▶ EXERCISE DIRECTIONS: Search the records for "bool" and copy each line that holds it.

**** INPUT DATA ****

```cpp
static int enqueue_heavy(zkmi_ctx* ctx, int si) {
  zkmi_ctx::ProveSet& S = ctx->sets[si];
  const zkmi_pk* pk = S.pk;
  const bool fd = S.f_domain;
  const size_t Bp = S.Bp, batch = S.batch, n = (size_t)1 << pk->log_n;
  NttPlan* plan;
  int rc = get_plan(ctx, (int)pk->log_n, &plan);
  if (rc) return rc;
  void* t0;
  if ((rc = ensure_scratch(ctx, ctx->ntt_tmp, n * Bp * 32, &t0))) return rc;
  SumsView v(S.sums.p, Bp);
  Fr* rs_bi = (Fr*)S.rs;
  Fr* slots = (Fr*)S.slots.p;
  ZK_HIP(hipStreamWaitEvent(ctx->stream, S.ev1, 0));
  hipEventRecord(S.evq[0], ctx->stream);
  Fr* h;
  if ((rc = pk->folded ? compute_ab_coset_bi(ctx, plan, (Fr*)S.a.p, (Fr*)S.b.p, (Fr*)t0, Bp,
                                             S.n_constraints, &h, fd)
                       : compute_h_bi(ctx, plan, (Fr*)S.a.p, (Fr*)S.b.p, (Fr*)S.c.p, (Fr*)t0, Bp,
                                      S.n_constraints, &h, fd)))
    return rc;
  hipEventRecord(S.evq[1], ctx->stream);
  S.msm_ev_used = 0;
  ctx->msm_ev_set = si;
  const bool d1 = pk->Z->plan.shared || pk->Z->plan.comb;
  const bool d2 = pk->B2->plan.shared || pk->B2->plan.comb;
  hipStream_t q3 = ctx->stream3, q4 = ctx->stream4;
  uint8_t* rv = nullptr;
  if (pk->A->plan.comb || pk->B2->plan.comb) {
    void* p;
    if ((rc = ensure_scratch(ctx, ctx->msm_rowvar, pk->n_wires, &p)) ||
        (rc = msm_rows_vary(ctx, slots, pk->n_wires, Bp, batch, (uint8_t*)p))) {
      ctx->msm_ev_set = -1;
      return rc;
    }
    rv = (uint8_t*)p;
  }
  if ((rc = msm_run(ctx, pk->A, slots, pk->a_wire, Bp, batch, v.sA, fd, d1 ? v.w1[0] : nullptr, q4,
                    rv)) ||
      (rc = msm_run(ctx, pk->B1, slots, pk->b_wire, Bp, batch, v.sB1, fd, d1 ? v.w1[1] : nullptr, q4,
                    rv)) ||
      (rc = msm_run(ctx, pk->K, slots, pk->k_wire, Bp, batch, v.sK, fd, d1 ? v.w1[2] : nullptr, q4,
                    rv)) ||
      (rc = msm_run(ctx, pk->Z, h, nullptr, Bp, batch, v.sZ, false, d1 ? v.w1[3] : nullptr, q4,
                    nullptr, true))) {
    ctx->msm_ev_set = -1;
    return rc;
  }
  hipEventRecord(S.evq[2], ctx->stream);
  rc = msm_run(ctx, pk->B2, slots, pk->b_wire, Bp, batch, v.sB2, fd, d2 ? v.w2 : nullptr, q4, rv);
  ctx->msm_ev_set = -1;
  if (rc) return rc;
  hipEventRecord(S.evq[3], ctx->stream);
  ZK_HIP(hipEventRecord(S.tail_ev, q4));
  {
    hipStream_t main_stream = ctx->stream;
    ZK_HIP(hipStreamWaitEvent(q3, S.ev1, 0));
    ctx->stream = q3;
    hipLaunchKernelGGL(rs_prep_kernel, dim3((unsigned)(Bp / 64)), dim3(64), 0, q3, rs_bi, Bp);
    (void)((rc = msm_run(ctx, pk->D1, rs_bi, pk->idx3 + 0, Bp, batch, v.tR)) ||
           (rc = msm_run(ctx, pk->D1, rs_bi, pk->idx3 + 1, Bp, batch, v.tS)) ||
           (rc = msm_run(ctx, pk->D1, rs_bi, pk->idx3 + 2, Bp, batch, v.tNRS)) ||
           (rc = msm_run(ctx, pk->D2, rs_bi, pk->idx3 + 1, Bp, batch, v.tS2)));
    ctx->stream = main_stream;
    if (rc) return rc;
  }
  if ((rc = commit_pok(ctx, S))) return rc;
  hipEventRecord(S.evq[4], ctx->stream);
// ... 109 lines not shown
```

### gnark_crypto_primitives_amd/csrc/ntt.hip

```cpp
#include <cstdlib>

#include "zkmi_internal.h"
#include "ff29.h"
#if defined(__HIP_DEVICE_COMPILE__)
#include "ff29_asm.h"
#endif

namespace zk {

__device__ __forceinline__ uint32_t pass_row(uint32_t hi, uint32_t q, uint32_t lo, int s0, int K) {
  return (hi << (s0 + K)) | (q << s0) | lo;
}

__device__ __forceinline__ uint32_t bitrev32(uint32_t x, int bits) {
  return __brev(x) >> (32 - bits);
}

__device__ __forceinline__ Fr29 ld29(const Fr* base, size_t row, size_t b, size_t Bp) {
  const Fr v = bi_ld(base, row, b, Bp);
  return unpack29<Fr29Params>(v.v);
}
__device__ __forceinline__ Fr29 ldz29(const Fr* base, size_t row, size_t b, size_t Bp) {
  const Fr v = bi_ld(base, row, b, Bp);
  return unpack_lazy<Fr29Params>(v.v);
}
__device__ __forceinline__ Fr29 ldc29(const Fr* tab, uint32_t i) {
  return unpack29<Fr29Params>(tab[i].v);
}
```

****

▶ RESULT OF THIS TASK:
  const bool fd = S.f_domain;
  const bool d1 = pk->Z->plan.shared || pk->Z->plan.comb;
  const bool d2 = pk->B2->plan.shared || pk->B2->plan.comb;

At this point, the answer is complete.